It's the birthday of Margaret (Sturm) Millar, born February 5, 1915 in Kitchener, Canada. She had less than a typical childhood. Some of her earliest memories involve walking to school past a slaughterhouse, whose stench and sounds of bellowing, dying animals was impossible to ignore. She spent her reading time with the pulp magazine Black Mask, which she devoured with relish. “Some kinds of addiction are considered incurable,” she would say later.
After attending the University of Toronto she married Kenneth Millar, and they moved to California while he served in the navy. She began writing after she was forced to remain in bed following the birth of her daughter. At first, she typed her husband's stories, then began to create her own. Her first novel, The Invisible Worm, was published by Doubleday to critical acclaim. The New Yorker called her "a writer of considerable voltage". She plunged into her second book and never looked back. More psychological thrillers followed, The Devil Loves Me in 1942, Fire Will Freeze in 1944, Do Evil in Return in 1950.
Hollywood bought some of her stories, and she was a favorite of Alfred Hitchcock, who adapted two of her novels, including Beast In View, for his television series.

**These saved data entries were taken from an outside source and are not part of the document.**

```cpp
int nmsa_panoptic_assign(uint32_t* votes, int B, int n_vote_classes, int clear_votes,
                         int64_t max_instances_per_category, int64_t void_label,
                         int64_t* pan_of_inst, int32_t* area,
                         int64_t* ids_pan, int64_t* ids_ins, int32_t* n_ids,
                         nmsa_stream_t stream);

int nmsa_panoptic_paint(const uint8_t* sem_u8, const uint8_t* inst,
                        const int64_t* pan_of_inst, const uint8_t* is_thing,
                        int B, int C, int H, int W,
                        int64_t max_instances_per_category, int64_t void_label,
                        int64_t* pan, int64_t* pan_sem,
                        nmsa_stream_t stream);

int nmsa_panoptic_merge(const void* sem, int sem_dtype, const void* ins, int ins_dtype,
                        const uint8_t* thing_seg, const uint8_t* is_thing_class,
                        int B, int n_classes, int H, int W,
                        int64_t max_instances_per_category, int64_t void_label,
                        uint32_t* votes, int64_t* pan_of_inst,
                        int64_t* pan, int64_t* ids_pan, int64_t* ids_ins, int32_t* n_ids,
                        nmsa_stream_t stream);

size_t nmsa_panoptic_merge_wide_workspace_bytes(int B, int n_classes, int max_segments);
int nmsa_panoptic_merge_wide(const void* sem, int sem_dtype, const void* ins, int ins_dtype,
                             const uint8_t* thing_seg, const uint8_t* is_thing_class,
                             int B, int n_classes, int H, int W,
// ... 387 lines not shown
```

nicr_mt_scene_analysis_amd/_lib.py:

```python
import ctypes as C
import os
import re
import subprocess
from typing import Optional

import torch

_HERE = os.path.dirname(os.path.abspath(__file__))
CSRC_DIR = os.path.join(_HERE, 'csrc')
LIB_PATH = os.environ.get('NMSA_LIB_PATH') or os.path.join(CSRC_DIR, 'libnmsa_hip.so')
HEADER_PATH = os.path.join(os.path.dirname(_HERE), 'include', 'nmsa.h')

NMSA_F32, NMSA_BF16, NMSA_F16 = 0, 1, 2
NMSA_U8, NMSA_I16, NMSA_I32, NMSA_I64 = 0, 1, 2, 3
NMSA_ST_VALUE_RANGE = 8
NMSA_SCENE_MAX_CLASSES = 4096
(NMSA_TG_ROUTE_SCAN, NMSA_TG_ROUTE_FAST_LOADERS, NMSA_TG_ROUTE_PAINT_TILED, NMSA_TG_ROUTE_PAINT_VECTOR,
 NMSA_TG_ROUTE_LUT_LDS, NMSA_TG_ROUTE_SCAN_16) = 1, 2, 4, 8, 16, 32
NMSA_UP_ROUTE_VECTOR, NMSA_UP_ROUTE_PIXEL = 1, 2
NMSA_LNT_ROUTE_VECTOR, NMSA_LNT_ROUTE_ELEMENT = 1, 2
NMSA_LNT_MAX_CHANNELS = 2048


class NmsaError(RuntimeError):
    pass


def build(force: bool = False) -> str:
    args = ['make', '-C', CSRC_DIR, '-j4']
    if force:
        args.append('-B')
    subprocess.check_call(args, stdout=subprocess.DEVNULL)
    return LIB_PATH


def declared_symbols():
    with open(HEADER_PATH) as f:
        text = f.read()
    text = re.sub(r'/\*.*?\*/', '', text, flags=re.S)
    return sorted(set(re.findall(r'\b(nmsa_[a-z0-9_]+)\s*\(', text)))


_vp, _i, _f, _i64, _sz = C.c_void_p, C.c_int, C.c_float, C.c_int64, C.c_size_t

_SIGNATURES = {
    'nmsa_version': (C.c_int, []),
    'nmsa_strerror': (C.c_char_p, [_i]),
    'nmsa_last_hip_error': (C.c_int, []),
    'nmsa_device_geometry': (_i, [_vp, _vp, _vp]),
    'nmsa_center_nms_workspace_bytes': (_sz, [_i, _i, _i]),
    'nmsa_center_nms_topk': (_i, [_vp, _vp, _i, _i, _i, _f, _i, _i, _i, _i,
                                  _vp, _vp, _vp, _vp, _vp, _sz, _vp]),
    'nmsa_group_offsets': (_i, [_vp, _vp, _vp, _vp, _i, _i, _i, _i, _f, _f, _i, _f,
                                _vp, _vp, _vp]),
    'nmsa_semantic_argmax': (_i, [_vp, _i, _i, _i, _i, _i, _vp, _vp, _vp, _vp]),
    'nmsa_semantic_softmax': (_i, [_vp, _i, _i, _i, _i, _i, _vp, _vp]),
    'nmsa_panoptic_fused': (_i, [_vp, _i, _vp, _vp, _vp, _vp, _i, _i, _i, _i, _i,
                                 _f, _f, _i, _f, _vp, _vp, _vp, _vp, _vp, _i, _i, _vp]),
    'nmsa_panoptic_assign': (_i, [_vp, _i, _i, _i, _i64, _i64, _vp, _vp, _vp, _vp, _vp, _vp]),
    'nmsa_panoptic_paint': (_i, [_vp, _vp, _vp, _vp, _i, _i, _i, _i, _i64, _i64,
                                 _vp, _vp, _vp]),
    'nmsa_panoptic_merge': (_i, [_vp, _i, _vp, _i, _vp, _vp, _i, _i, _i, _i, _i64, _i64,
                                 _vp, _vp, _vp, _vp, _vp, _vp, _vp]),
    'nmsa_panoptic_merge_wide_workspace_bytes': (_sz, [_i, _i, _i]),
    'nmsa_panoptic_merge_wide': (_i, [_vp, _i, _vp, _i, _vp, _vp, _i, _i, _i, _i, _i64, _i64, _i,
                                      _vp, _vp, _vp, _vp, _vp, _vp, _sz, _vp]),
    'nmsa_resize_nearest': (_i, [_vp, _i, _i, _i, _i, _i, _i, _i, _i, _i, _i, _vp, _vp]),
    'nmsa_resize_bilinear': (_i, [_vp, _i, _i, _i, _i, _i, _i, _i, _i, _i, _i, _vp, _vp]),
    'nmsa_semantic_argmax_resized': (_i, [_vp, _i, _i, _i, _i, _i, _i, _i, _i, _i, _i, _i,
                                          _vp, _vp, _vp, _vp]),
    'nmsa_panoptic_scores_workspace_bytes': (_sz, [_i]),
    'nmsa_panoptic_scores': (_i, [_vp, _i, _vp, _vp, _vp, _vp, _vp, _vp, _i, _i, _i, _i, _i64,
                                  _vp, _vp, _vp, _vp, _vp, _sz, _vp]),
    'nmsa_targets_workspace_bytes': (_sz, [_i, _i, _i]),
    'nmsa_targets_route': (_i, [_vp, _i, _vp, _i, _i, _i, _i, _i, _i, _vp, _vp, _vp, _vp, _vp]),
    'nmsa_instance_clear_stuff': (_i, [_vp, _i, _vp, _i, _vp, _i, _i64, _vp]),
    'nmsa_instance_targets': (_i, [_vp, _i, _vp, _i, _vp, _vp, _i, _i, _i, _i, _i, _vp, _i, _i,
                                   _vp, _vp, _vp, _vp, _vp, _vp, _vp, _vp, _vp, _vp, _sz, _i, _vp]),
    'nmsa_panoptic_targets': (_i, [_vp, _i, _vp, _i, _vp, _i, _i, _i, _i, _i64, _i64, _i, _i,
                                   _vp, _vp, _vp, _vp, _vp, _vp, _sz, _i, _vp]),
    'nmsa_orientation_targets': (_i, [_vp, _i, _vp, _i, _vp, _vp, _vp, _vp, _i, _i, _i, _i, _i, _i,
                                      _vp, _vp, _vp, _vp, _vp, _sz, _i, _vp]),
    'nmsa_dve_targets': (_i, [_vp, _vp, _vp, _vp, _vp, _f, _i, _i, _i, _i, _i, _vp, _vp, _vp]),
    'nmsa_dve_project': (_i, [_vp, _i, _i, _i, _i, _vp, _i, _vp, _vp, _i, _vp, _i, _vp]),
    'nmsa_dve_project_route': (_i, [_vp, _i, _i, _i, _i, _vp, _i, _vp, _vp, _i, _vp, _i]),
    'nmsa_normal_valid_mask': (_i, [_vp, _i, _i, _i, _vp, _vp]),
    'nmsa_rmse_update': (_i, [_vp, _i, _vp, _vp, _i, _i, _i, _i, _i, _i, _i, _i, _i, _i, _i,
                              _vp, _vp, _vp]),
    'nmsa_maae_update_keyed': (_i, [_vp, _vp, _vp, _vp, _i, _vp, _vp, _vp, _vp, _vp, _i, _vp,
                                    _i, _vp, _vp, _vp, _vp]),
    'nmsa_maae_update_matched': (_i, [_vp, _vp, _i, _vp, _vp, _vp, _i, _i, _vp, _vp, _vp, _vp, _i, _vp,
                                      _vp, _vp, _vp, _i, _i, _vp, _vp, _vp, _vp, _i, _vp,
                                      _i, _vp, _vp, _vp, _vp]),
    'nmsa_multiscale_nearest': (_i, [_vp, _vp, _i, _i, _vp]),
    'nmsa_batch_augment': (_i, [_vp, _vp, _i, _i, _i, _vp]),
    'nmsa_scene_step': (_i, [_vp, _i, _vp, _i, _i, _i, _vp, _f, _vp, _vp, _vp, _vp, _vp, _vp, _vp]),
    'nmsa_upsample2x_dw3x3_route': (_i, [_vp, _vp, _i, _i, _i, _i, _i]),
    'nmsa_upsample2x_dw3x3_fwd': (_i, [_vp, _i, _vp, _vp, _i, _i, _i, _i, _i, _vp, _vp]),
    'nmsa_upsample2x_dw3x3_bwd_workspace_bytes': (_sz, [_i, _i, _i, _i]),
    'nmsa_upsample2x_dw3x3_bwd': (_i, [_vp, _vp, _i, _vp, _i, _i, _i, _i, _i, _vp, _vp, _vp, _vp, _sz, _vp]),
    'nmsa_ln_nhwc_nchw_route': (_i, [_vp, _vp, _i, _i, _i, _i, _i]),
    'nmsa_ln_nhwc_nchw_fwd': (_i, [_vp, _i, _vp, _vp, _f, _vp, _i, _i, _i, _vp, _i, _vp, _vp, _vp]),
    'nmsa_ln_nhwc_nchw_bwd_workspace_bytes': (_sz, [_i, _i, _i]),
    'nmsa_ln_nhwc_nchw_bwd': (_i, [_vp, _i, _vp, _i, _vp, _vp, _vp, _i, _i, _i, _vp, _vp, _vp, _vp, _sz, _vp]),
    'nmsa_instance_orientation_wide': (_i, [_vp, _vp, _i, _vp, _i, _i, _i, _i, _vp, _vp, _vp, _vp,
# ... 4 lines not shown
    'nmsa_pq_confmat_workspace_bytes': (_sz, [_i, _i, _i, _i]),
    'nmsa_pq_update_with_confmat': (_i, [_vp, _vp, _vp, _i, _i, _i, _i, _i64, _i64, _i64, _i64,
                                         _vp, _vp, _vp, _vp, _vp, _i, _vp, _vp, _vp, _sz, _i,
                                         _i, _i64, _vp, _vp, _vp, _sz, _vp]),
    'nmsa_pq_update_with_confmat_parts': (_i, [_vp, _vp, _vp, _vp, _i, _i64, _vp, _vp, _i, _i, _i,
                                               _i, _i64, _i64, _i64, _i64, _vp, _vp, _vp, _vp,
                                               _vp, _vp, _sz, _i, _i, _i64, _vp, _vp, _vp, _sz, _vp]),
    'nmsa_pack_tables': (_i, [_vp, _vp, _vp, _vp, _vp, _vp, _vp, _i, _i, _i, _vp, _vp]),
    'nmsa_loss_workspace_bytes': (_sz, [_i, _i, _i]),
    'nmsa_loss_ce_fwd': (_i, [_vp, _i, _vp, _vp, _i, _i, _i, _i, _f, _vp, _vp, _vp, _vp, _vp, _vp, _sz,
                              _vp]),
    'nmsa_loss_ce_bwd': (_i, [_vp, _i, _vp, _vp, _i, _i, _i, _i, _f, _vp, _vp, _vp, _vp]),
    'nmsa_loss_ce_fwd_i16': (_i, [_vp, _i, _vp, _vp, _i, _i, _i, _i, _f, _vp, _vp, _vp, _vp, _vp, _vp, _sz,
                                  _vp]),
    'nmsa_loss_ce_bwd_i16': (_i, [_vp, _i, _vp, _vp, _i, _i, _i, _i, _f, _vp, _vp, _vp, _vp]),
    'nmsa_loss_masked_fwd': (_i, [_vp, _i, _vp, _vp, _i, _i, _i, _i, _i, _vp, _vp, _vp, _sz, _vp]),
    'nmsa_loss_masked_bwd': (_i, [_vp, _i, _vp, _vp, _i, _i, _i, _i, _i, _vp, _vp, _vp]),
    'nmsa_loss_vonmises_fwd': (_i, [_vp, _i, _vp, _vp, _i, _i, _i, _f, _vp, _vp, _vp, _sz, _vp]),
    'nmsa_loss_vonmises_bwd': (_i, [_vp, _i, _vp, _vp, _i, _i, _i, _f, _vp, _vp, _vp]),
    'nmsa_loss_ce_fwd_grad_supported': (_i, [_i, _i]),
    'nmsa_loss_ce_fwd_grad': (_i, [_vp, _i, _vp, _vp, _i, _i, _i, _i, _f, _vp, _vp, _vp, _vp, _vp, _vp,
                                   _vp, _sz, _vp]),
    'nmsa_loss_ce_bwd_unless': (_i, [_vp, _i, _vp, _vp, _i, _i, _i, _i, _f, _vp, _vp, _vp, _vp, _vp]),
    'nmsa_count_workspace_bytes': (_sz, []),
    'nmsa_count_u8': (_i, [_vp, _i64, _i, _i, _vp, _vp, _f, _vp, _sz, _vp]),
    'nmsa_loss_cos_emb_fwd_grad_supported': (_i, [_i, _i, _i, _i, _i]),
    'nmsa_loss_cos_emb_fwd_grad_workspace_bytes': (_sz, [_i, _i, _i, _i, _i]),
    'nmsa_loss_cos_emb_fwd_grad': (_i, [_vp, _i, _vp, _vp, _i, _i, _i, _i, _i, _vp, _vp, _vp, _vp, _vp, _vp, _sz, _vp]),
    'nmsa_loss_cos_emb_bwd_unless': (_i, [_vp, _i, _vp, _vp, _i, _i, _i, _i, _i, _vp, _vp, _vp, _vp, _vp, _sz, _vp]),
    'nmsa_multitask_loss_workspace_bytes': (_sz, [_vp, _i]),
    'nmsa_multitask_loss_fwd_grad': (_i, [_vp, _i, _i, _vp, _vp, _vp, _vp, _vp, _vp, _vp, _vp, _sz, _vp]),
    'nmsa_multitask_loss_bwd_unless': (_i, [_vp, _i, _i, _vp, _vp, _vp, _vp, _vp, _vp, _vp, _vp, _vp, _sz, _vp]),
    'nmsa_loss_masked_fwd_grad': (_i, [_vp, _i, _vp, _vp, _i, _i, _i, _i, _i, _vp, _vp, _vp, _vp, _vp,
                                       _sz, _vp]),
    'nmsa_loss_masked_bwd_unless': (_i, [_vp, _i, _vp, _vp, _i, _i, _i, _i, _i, _vp, _vp, _vp, _vp,
                                         _vp]),
    'nmsa_loss_vonmises_fwd_grad': (_i, [_vp, _i, _vp, _vp, _i, _i, _i, _f, _vp, _vp, _vp, _vp, _vp,
                                         _sz, _vp]),
    'nmsa_loss_vonmises_bwd_unless': (_i, [_vp, _i, _vp, _vp, _i, _i, _i, _f, _vp, _vp, _vp, _vp, _vp]),
    'nmsa_loss_cos_emb_fwd': (_i, [_vp, _i, _vp, _vp, _i, _i, _i, _i, _i, _vp, _vp, _vp, _vp, _vp, _sz, _vp]),
    'nmsa_loss_cos_emb_bwd': (_i, [_vp, _i, _vp, _vp, _i, _i, _i, _i, _i, _vp, _vp, _vp, _vp]),
    'nmsa_loss_cos_emb_can_keep_dots': (_i, [_i, _i, _i, _i]),
    'nmsa_loss_elementwise_none_fwd': (_i, [_vp, _i, _vp, _i64, _i, _i, _vp, _vp]),
    'nmsa_loss_elementwise_none_bwd': (_i, [_vp, _i, _vp, _i64, _i, _i, _vp, _vp, _vp]),
    'nmsa_loss_cos_rows_fwd': (_i, [_vp, _i, _vp, _vp, _i64, _i, _f, _vp, _vp]),
    'nmsa_loss_cos_rows_bwd': (_i, [_vp, _i, _vp, _vp, _i64, _i, _f, _vp, _i, _vp, _vp]),
    'nmsa_loss_vonmises_rows_fwd': (_i, [_vp, _i, _vp, _i64, _f, _vp, _vp]),
    'nmsa_loss_vonmises_rows_bwd': (_i, [_vp, _i, _vp, _i64, _f, _vp, _vp, _vp]),
    'nmsa_pq_workspace_bytes': (_sz, [_i, _i, _i, _i]),
    'nmsa_pq_update': (_i, [_vp, _vp, _i, _i, _i, _i, _i64, _i64, _i64, _i64,
                            _vp, _vp, _vp, _vp, _vp, _i, _vp, _vp, _vp, _sz, _i, _vp]),
}
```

In 1956, she won an Edgar Award for Beast in View from the Mystery Writers of America. She was the group's President in 1957, and received a Grand Master Award from the MWA in 1983. Her short story, The People Across The Canyon was featured in the recently released anthology, Troubled Daughters, Twisted Wives. It was also reprinted in Alfred Hitchcock Mystery Magazine in the November 2005 issue as a Mystery Classic. You can listen to an audio broadcast of the story here.
Tragedy struck her family later in life. Her daughter died at the age of 31 and her husband suffered from Alzheimer's before his death in 1983. Macular Degeneration took her eyesight. She coped by writing. She told the Los Angeles Times in an interview, "If I couldn't write now I'd probably go off my rocker. Writing keeps me sane--or as sane as I am," She died in 1994.
You can read more about her in Kathleen Sharp's article from the LA Review of Books, The Dangerous Housewife, and Sarah Weinman's article in the National Post, Margaret Millar: The Original Canadian Queen of Crime.
Sarah also included Beast In View in a new collection of suspense novels which she edited. Women Crime Writer's of the 1940s and 50s was released last September by the Library of America.